(Problem to solve): From the entries below, list each line with "kBlkInside".

(Information):
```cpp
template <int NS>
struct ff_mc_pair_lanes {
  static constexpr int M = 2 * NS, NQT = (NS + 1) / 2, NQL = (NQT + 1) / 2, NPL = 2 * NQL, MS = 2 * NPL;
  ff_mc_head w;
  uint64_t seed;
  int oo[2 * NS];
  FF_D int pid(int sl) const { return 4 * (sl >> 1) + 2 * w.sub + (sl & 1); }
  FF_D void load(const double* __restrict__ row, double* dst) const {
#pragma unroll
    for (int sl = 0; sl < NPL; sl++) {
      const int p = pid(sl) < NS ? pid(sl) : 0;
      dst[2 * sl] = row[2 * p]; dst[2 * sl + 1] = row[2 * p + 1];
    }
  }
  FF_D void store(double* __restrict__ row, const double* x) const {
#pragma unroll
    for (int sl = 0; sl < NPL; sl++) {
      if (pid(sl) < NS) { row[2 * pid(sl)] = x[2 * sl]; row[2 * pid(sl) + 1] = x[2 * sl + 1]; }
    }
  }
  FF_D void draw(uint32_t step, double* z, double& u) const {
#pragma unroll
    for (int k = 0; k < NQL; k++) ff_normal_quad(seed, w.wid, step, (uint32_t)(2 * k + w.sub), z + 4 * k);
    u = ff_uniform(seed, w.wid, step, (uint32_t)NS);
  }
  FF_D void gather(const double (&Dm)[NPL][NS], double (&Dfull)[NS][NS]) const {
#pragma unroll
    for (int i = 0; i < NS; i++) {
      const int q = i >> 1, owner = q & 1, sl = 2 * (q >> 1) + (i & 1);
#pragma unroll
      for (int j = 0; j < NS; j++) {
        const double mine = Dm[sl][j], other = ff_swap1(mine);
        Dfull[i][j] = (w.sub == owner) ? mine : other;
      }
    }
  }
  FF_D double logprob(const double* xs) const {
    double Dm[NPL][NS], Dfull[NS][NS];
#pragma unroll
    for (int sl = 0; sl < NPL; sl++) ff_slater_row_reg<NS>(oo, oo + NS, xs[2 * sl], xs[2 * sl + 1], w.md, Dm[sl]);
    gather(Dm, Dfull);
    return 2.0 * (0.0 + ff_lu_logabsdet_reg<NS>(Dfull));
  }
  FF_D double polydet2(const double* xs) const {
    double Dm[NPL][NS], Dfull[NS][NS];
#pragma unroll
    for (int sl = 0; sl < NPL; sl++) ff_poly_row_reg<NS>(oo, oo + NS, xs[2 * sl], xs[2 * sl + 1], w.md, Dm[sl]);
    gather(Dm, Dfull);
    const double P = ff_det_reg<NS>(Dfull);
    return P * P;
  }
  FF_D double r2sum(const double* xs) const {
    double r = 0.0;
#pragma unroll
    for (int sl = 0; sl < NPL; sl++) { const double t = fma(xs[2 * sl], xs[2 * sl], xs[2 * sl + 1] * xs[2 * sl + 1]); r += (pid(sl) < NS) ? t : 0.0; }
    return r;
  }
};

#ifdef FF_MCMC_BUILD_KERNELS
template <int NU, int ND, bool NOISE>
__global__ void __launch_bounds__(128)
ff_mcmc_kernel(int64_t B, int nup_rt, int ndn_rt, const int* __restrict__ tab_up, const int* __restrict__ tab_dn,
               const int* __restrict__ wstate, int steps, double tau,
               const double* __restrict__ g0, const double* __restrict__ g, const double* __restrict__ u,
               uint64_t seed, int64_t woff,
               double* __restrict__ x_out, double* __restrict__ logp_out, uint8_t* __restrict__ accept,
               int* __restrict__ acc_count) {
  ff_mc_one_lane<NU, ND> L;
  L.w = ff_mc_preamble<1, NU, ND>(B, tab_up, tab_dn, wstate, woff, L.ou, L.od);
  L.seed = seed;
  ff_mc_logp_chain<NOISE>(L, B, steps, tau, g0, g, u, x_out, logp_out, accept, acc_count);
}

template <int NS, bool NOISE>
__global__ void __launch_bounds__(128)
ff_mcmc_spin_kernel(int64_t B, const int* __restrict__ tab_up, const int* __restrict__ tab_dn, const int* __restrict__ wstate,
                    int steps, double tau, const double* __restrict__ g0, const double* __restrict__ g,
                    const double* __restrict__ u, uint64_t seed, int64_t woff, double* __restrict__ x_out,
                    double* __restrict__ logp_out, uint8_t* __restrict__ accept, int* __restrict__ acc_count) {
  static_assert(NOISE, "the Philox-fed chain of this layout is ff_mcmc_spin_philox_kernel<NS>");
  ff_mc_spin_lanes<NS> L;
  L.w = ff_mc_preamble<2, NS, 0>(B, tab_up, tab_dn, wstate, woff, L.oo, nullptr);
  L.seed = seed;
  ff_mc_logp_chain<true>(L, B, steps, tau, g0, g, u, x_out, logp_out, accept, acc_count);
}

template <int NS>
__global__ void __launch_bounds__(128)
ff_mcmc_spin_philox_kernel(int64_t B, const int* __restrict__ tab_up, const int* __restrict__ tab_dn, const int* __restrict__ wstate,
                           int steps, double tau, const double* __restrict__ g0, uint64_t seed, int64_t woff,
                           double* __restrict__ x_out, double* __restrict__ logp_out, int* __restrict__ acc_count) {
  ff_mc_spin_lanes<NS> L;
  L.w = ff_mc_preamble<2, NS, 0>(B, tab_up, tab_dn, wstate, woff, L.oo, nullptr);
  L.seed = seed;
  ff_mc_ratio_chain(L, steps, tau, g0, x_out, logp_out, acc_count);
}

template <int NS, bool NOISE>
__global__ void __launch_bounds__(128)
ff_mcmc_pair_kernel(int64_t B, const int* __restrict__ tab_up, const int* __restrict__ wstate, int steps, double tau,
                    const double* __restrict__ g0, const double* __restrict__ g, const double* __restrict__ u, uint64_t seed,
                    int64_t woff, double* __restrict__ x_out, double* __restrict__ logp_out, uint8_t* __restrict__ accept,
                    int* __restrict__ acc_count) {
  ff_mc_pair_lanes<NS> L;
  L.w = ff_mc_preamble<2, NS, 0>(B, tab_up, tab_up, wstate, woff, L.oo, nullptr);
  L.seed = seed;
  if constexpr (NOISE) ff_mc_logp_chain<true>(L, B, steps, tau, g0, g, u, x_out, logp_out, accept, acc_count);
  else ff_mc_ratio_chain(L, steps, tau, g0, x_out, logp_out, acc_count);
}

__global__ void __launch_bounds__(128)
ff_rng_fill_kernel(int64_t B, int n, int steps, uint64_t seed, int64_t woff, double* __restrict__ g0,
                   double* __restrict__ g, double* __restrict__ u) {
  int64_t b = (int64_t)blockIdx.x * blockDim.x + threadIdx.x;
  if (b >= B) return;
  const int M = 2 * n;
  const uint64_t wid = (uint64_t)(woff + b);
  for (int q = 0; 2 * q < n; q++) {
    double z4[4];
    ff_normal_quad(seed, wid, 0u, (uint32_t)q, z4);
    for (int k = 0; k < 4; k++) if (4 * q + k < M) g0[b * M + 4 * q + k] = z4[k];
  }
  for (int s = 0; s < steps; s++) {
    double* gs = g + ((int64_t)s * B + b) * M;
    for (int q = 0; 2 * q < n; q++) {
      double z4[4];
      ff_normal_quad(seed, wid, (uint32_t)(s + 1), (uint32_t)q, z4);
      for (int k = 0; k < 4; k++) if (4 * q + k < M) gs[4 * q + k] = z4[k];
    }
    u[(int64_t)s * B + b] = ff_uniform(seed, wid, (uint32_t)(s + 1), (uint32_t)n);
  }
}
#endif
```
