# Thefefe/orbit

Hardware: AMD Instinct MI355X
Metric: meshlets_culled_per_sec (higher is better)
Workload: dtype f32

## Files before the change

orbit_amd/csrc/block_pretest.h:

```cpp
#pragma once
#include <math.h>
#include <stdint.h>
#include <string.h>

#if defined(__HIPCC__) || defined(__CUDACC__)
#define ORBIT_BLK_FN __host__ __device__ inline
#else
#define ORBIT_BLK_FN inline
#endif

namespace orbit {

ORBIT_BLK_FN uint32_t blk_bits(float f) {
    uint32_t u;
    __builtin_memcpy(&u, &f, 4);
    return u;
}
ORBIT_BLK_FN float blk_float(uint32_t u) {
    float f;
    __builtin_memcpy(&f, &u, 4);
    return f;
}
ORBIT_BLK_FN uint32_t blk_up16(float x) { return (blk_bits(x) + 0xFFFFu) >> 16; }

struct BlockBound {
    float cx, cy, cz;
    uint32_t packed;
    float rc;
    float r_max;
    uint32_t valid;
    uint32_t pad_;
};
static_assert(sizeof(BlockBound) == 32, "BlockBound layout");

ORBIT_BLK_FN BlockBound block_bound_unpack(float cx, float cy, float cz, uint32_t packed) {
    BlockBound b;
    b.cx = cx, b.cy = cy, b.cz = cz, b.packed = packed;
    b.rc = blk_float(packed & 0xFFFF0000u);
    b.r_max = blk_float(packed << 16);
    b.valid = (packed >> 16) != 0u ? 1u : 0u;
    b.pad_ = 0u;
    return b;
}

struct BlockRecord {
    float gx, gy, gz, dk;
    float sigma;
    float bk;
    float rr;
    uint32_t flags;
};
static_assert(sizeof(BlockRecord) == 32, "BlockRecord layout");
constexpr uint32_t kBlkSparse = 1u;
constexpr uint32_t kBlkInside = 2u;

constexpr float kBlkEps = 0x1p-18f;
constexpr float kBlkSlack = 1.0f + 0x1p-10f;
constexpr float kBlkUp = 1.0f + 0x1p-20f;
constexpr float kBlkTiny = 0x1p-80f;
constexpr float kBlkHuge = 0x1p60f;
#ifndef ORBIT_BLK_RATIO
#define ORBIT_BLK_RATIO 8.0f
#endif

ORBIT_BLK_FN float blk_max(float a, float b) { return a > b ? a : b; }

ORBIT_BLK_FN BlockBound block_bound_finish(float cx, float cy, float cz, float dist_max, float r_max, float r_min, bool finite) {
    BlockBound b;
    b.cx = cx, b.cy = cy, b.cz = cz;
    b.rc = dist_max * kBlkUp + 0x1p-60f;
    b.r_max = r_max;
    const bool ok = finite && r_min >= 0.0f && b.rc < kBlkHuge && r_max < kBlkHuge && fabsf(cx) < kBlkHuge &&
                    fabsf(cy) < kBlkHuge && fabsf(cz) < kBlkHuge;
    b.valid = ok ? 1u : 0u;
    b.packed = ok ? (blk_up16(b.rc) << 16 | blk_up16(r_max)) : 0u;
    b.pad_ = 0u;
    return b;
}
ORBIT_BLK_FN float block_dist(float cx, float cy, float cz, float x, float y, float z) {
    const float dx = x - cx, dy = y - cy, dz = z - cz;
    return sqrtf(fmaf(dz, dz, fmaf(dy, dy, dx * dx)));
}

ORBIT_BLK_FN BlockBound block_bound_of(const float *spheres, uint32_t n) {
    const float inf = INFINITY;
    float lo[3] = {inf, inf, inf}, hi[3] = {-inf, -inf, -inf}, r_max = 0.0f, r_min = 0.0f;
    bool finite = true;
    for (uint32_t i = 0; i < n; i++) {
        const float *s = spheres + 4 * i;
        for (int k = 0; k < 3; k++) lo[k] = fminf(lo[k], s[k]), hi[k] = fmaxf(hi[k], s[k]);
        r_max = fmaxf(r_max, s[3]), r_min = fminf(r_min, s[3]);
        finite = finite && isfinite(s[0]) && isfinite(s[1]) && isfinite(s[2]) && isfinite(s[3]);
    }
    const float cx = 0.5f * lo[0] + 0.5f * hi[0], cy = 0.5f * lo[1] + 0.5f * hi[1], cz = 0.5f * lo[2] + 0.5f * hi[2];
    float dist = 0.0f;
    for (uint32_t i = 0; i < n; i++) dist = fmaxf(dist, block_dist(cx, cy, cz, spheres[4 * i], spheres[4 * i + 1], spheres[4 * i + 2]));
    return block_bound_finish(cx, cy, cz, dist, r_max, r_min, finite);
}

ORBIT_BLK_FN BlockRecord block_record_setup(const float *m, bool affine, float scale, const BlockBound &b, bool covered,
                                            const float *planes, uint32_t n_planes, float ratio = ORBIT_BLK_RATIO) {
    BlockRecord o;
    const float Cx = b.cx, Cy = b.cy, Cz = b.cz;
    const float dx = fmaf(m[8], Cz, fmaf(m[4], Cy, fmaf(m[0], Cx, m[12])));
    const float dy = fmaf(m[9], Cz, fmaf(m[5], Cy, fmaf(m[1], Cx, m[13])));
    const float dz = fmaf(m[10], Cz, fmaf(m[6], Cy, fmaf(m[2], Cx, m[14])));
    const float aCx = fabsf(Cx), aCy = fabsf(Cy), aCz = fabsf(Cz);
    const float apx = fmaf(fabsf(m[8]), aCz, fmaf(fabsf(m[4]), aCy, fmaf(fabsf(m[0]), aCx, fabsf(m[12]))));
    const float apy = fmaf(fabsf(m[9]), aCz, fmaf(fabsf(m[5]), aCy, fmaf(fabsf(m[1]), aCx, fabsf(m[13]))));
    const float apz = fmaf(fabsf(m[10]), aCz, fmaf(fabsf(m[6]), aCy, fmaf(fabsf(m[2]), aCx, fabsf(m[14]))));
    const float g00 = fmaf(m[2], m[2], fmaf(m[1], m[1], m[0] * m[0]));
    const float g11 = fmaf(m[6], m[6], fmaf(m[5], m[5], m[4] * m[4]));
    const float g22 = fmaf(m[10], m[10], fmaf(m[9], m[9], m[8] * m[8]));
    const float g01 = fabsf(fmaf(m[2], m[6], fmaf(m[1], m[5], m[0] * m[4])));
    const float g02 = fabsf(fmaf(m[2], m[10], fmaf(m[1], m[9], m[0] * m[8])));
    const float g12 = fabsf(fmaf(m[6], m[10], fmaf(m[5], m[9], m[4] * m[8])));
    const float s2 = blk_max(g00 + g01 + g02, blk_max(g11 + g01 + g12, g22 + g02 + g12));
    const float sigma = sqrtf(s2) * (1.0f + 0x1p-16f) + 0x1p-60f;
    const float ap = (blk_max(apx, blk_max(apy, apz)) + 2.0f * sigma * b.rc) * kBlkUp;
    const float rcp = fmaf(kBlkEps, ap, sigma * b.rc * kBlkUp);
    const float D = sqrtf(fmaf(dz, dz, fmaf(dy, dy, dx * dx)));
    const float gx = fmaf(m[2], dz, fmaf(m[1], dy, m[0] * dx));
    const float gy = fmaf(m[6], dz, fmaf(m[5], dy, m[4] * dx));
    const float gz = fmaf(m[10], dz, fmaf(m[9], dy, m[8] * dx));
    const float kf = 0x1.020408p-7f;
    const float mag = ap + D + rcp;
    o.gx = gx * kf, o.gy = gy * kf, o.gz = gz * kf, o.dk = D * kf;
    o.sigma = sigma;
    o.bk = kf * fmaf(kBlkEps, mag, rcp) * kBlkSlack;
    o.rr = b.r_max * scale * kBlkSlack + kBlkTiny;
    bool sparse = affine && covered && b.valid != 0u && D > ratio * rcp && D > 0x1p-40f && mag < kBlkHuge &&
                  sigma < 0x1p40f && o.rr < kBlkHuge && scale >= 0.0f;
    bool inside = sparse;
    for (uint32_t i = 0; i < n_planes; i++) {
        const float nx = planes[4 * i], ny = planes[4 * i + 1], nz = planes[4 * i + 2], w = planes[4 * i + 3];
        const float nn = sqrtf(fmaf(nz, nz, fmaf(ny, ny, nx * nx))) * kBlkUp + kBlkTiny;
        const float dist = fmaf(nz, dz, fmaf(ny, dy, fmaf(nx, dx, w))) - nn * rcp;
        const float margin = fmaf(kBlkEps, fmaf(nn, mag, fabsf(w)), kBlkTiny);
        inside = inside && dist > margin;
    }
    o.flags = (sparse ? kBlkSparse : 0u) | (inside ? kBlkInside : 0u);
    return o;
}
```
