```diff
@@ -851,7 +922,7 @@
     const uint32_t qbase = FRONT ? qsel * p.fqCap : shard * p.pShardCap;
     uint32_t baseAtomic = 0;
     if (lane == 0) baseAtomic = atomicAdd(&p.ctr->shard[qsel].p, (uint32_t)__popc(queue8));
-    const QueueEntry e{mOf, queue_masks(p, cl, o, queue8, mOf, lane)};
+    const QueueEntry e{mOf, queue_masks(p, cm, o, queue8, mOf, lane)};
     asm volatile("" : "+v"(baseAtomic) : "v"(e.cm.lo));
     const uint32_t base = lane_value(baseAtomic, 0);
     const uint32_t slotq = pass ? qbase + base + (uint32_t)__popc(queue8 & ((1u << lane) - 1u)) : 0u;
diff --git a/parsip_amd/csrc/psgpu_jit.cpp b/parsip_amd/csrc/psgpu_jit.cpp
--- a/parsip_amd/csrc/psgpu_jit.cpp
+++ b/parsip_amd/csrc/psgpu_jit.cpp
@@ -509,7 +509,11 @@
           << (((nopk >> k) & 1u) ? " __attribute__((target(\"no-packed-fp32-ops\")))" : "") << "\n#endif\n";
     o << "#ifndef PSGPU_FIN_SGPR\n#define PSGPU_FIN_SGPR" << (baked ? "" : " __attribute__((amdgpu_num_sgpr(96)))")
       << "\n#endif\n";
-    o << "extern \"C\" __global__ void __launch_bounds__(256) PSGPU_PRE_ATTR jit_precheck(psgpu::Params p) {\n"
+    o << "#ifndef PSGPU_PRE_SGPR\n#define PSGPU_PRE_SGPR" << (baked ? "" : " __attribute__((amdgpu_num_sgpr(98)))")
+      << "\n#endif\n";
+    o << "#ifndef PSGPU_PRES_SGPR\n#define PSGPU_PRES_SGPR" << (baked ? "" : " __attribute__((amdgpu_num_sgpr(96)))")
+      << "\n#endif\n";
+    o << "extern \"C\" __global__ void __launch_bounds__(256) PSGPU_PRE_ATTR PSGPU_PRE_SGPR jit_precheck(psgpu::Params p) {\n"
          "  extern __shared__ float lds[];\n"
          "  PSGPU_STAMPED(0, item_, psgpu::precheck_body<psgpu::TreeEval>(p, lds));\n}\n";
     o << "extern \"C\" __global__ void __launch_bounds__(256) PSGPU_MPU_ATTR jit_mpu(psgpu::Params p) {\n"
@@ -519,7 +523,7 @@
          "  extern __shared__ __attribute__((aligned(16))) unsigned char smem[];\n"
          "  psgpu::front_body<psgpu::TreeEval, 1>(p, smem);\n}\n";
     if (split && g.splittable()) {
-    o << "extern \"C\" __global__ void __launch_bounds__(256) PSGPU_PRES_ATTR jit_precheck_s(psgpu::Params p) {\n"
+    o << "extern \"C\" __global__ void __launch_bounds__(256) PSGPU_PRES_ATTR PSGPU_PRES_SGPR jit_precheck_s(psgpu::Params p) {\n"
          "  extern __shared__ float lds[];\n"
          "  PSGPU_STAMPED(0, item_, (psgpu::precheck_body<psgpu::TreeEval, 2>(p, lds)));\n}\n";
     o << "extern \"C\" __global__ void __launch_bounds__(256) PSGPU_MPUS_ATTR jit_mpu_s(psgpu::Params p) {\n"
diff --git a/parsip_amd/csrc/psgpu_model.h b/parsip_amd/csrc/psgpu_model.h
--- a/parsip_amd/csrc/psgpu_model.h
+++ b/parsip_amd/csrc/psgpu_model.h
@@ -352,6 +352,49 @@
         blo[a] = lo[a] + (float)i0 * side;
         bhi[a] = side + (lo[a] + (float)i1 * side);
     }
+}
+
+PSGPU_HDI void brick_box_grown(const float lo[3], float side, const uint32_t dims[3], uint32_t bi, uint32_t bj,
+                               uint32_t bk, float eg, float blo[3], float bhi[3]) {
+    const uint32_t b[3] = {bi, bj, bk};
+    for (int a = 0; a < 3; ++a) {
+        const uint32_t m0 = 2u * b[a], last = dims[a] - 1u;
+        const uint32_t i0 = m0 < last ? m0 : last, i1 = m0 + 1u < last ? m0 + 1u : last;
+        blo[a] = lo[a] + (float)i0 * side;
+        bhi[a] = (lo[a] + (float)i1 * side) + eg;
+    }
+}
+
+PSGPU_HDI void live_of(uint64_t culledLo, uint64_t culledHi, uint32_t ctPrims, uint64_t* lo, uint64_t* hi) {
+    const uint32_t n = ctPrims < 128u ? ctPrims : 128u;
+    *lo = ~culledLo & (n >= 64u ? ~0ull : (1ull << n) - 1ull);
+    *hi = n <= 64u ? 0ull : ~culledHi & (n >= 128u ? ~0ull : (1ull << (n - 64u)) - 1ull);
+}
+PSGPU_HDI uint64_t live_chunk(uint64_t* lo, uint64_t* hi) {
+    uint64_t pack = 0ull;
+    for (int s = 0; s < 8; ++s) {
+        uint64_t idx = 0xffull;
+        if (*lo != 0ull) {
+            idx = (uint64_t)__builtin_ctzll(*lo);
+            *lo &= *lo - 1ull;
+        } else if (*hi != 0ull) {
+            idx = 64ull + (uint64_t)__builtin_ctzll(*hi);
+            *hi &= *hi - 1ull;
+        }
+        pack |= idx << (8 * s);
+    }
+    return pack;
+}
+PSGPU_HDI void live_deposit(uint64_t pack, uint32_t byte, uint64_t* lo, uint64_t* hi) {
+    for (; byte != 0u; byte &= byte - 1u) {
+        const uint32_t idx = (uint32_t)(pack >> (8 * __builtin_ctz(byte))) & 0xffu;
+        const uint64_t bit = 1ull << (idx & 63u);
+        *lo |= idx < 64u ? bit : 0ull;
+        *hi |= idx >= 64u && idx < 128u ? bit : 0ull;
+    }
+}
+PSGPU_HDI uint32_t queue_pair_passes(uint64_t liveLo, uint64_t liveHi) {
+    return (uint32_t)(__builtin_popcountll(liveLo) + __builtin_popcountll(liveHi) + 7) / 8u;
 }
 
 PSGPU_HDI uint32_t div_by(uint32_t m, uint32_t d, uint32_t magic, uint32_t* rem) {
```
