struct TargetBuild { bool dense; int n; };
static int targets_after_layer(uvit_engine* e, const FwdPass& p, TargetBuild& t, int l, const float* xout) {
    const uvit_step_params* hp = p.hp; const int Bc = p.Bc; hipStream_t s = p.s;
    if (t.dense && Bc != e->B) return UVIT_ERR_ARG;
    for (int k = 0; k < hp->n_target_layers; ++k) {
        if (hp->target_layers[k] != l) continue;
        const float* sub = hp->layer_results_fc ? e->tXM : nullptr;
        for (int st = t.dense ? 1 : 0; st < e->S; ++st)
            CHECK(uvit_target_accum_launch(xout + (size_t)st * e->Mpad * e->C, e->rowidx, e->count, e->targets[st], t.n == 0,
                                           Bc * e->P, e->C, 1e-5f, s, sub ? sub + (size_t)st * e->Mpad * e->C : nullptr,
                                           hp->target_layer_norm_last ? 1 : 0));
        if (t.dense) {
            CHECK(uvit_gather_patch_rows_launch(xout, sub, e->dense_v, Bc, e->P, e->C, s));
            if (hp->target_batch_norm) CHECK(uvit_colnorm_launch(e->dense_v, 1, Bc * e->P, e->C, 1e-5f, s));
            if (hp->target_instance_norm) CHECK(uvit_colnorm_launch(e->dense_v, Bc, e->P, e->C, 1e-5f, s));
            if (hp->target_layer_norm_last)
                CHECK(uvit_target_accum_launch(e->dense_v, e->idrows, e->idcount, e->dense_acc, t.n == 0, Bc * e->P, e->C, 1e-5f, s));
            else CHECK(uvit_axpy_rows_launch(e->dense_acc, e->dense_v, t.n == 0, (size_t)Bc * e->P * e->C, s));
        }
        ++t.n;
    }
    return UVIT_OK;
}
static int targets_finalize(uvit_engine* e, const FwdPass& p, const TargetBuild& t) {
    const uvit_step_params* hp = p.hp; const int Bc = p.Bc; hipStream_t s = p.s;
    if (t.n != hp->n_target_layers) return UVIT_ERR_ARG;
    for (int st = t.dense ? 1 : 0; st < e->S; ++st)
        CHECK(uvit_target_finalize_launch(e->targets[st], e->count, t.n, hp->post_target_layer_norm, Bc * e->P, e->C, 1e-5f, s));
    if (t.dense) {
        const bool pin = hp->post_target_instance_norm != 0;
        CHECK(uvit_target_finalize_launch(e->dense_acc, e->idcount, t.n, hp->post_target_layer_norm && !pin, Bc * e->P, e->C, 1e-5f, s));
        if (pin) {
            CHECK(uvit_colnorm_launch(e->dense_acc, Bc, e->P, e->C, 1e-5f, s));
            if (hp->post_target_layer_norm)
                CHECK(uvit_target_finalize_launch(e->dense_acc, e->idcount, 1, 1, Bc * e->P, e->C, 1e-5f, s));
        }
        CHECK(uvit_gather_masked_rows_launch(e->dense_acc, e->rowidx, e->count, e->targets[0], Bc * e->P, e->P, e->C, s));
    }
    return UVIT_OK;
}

(Answer area):
constexpr uint32_t kBlkInside = 2u;
    o.flags = (sparse ? kBlkSparse : 0u) | (inside ? kBlkInside : 0u);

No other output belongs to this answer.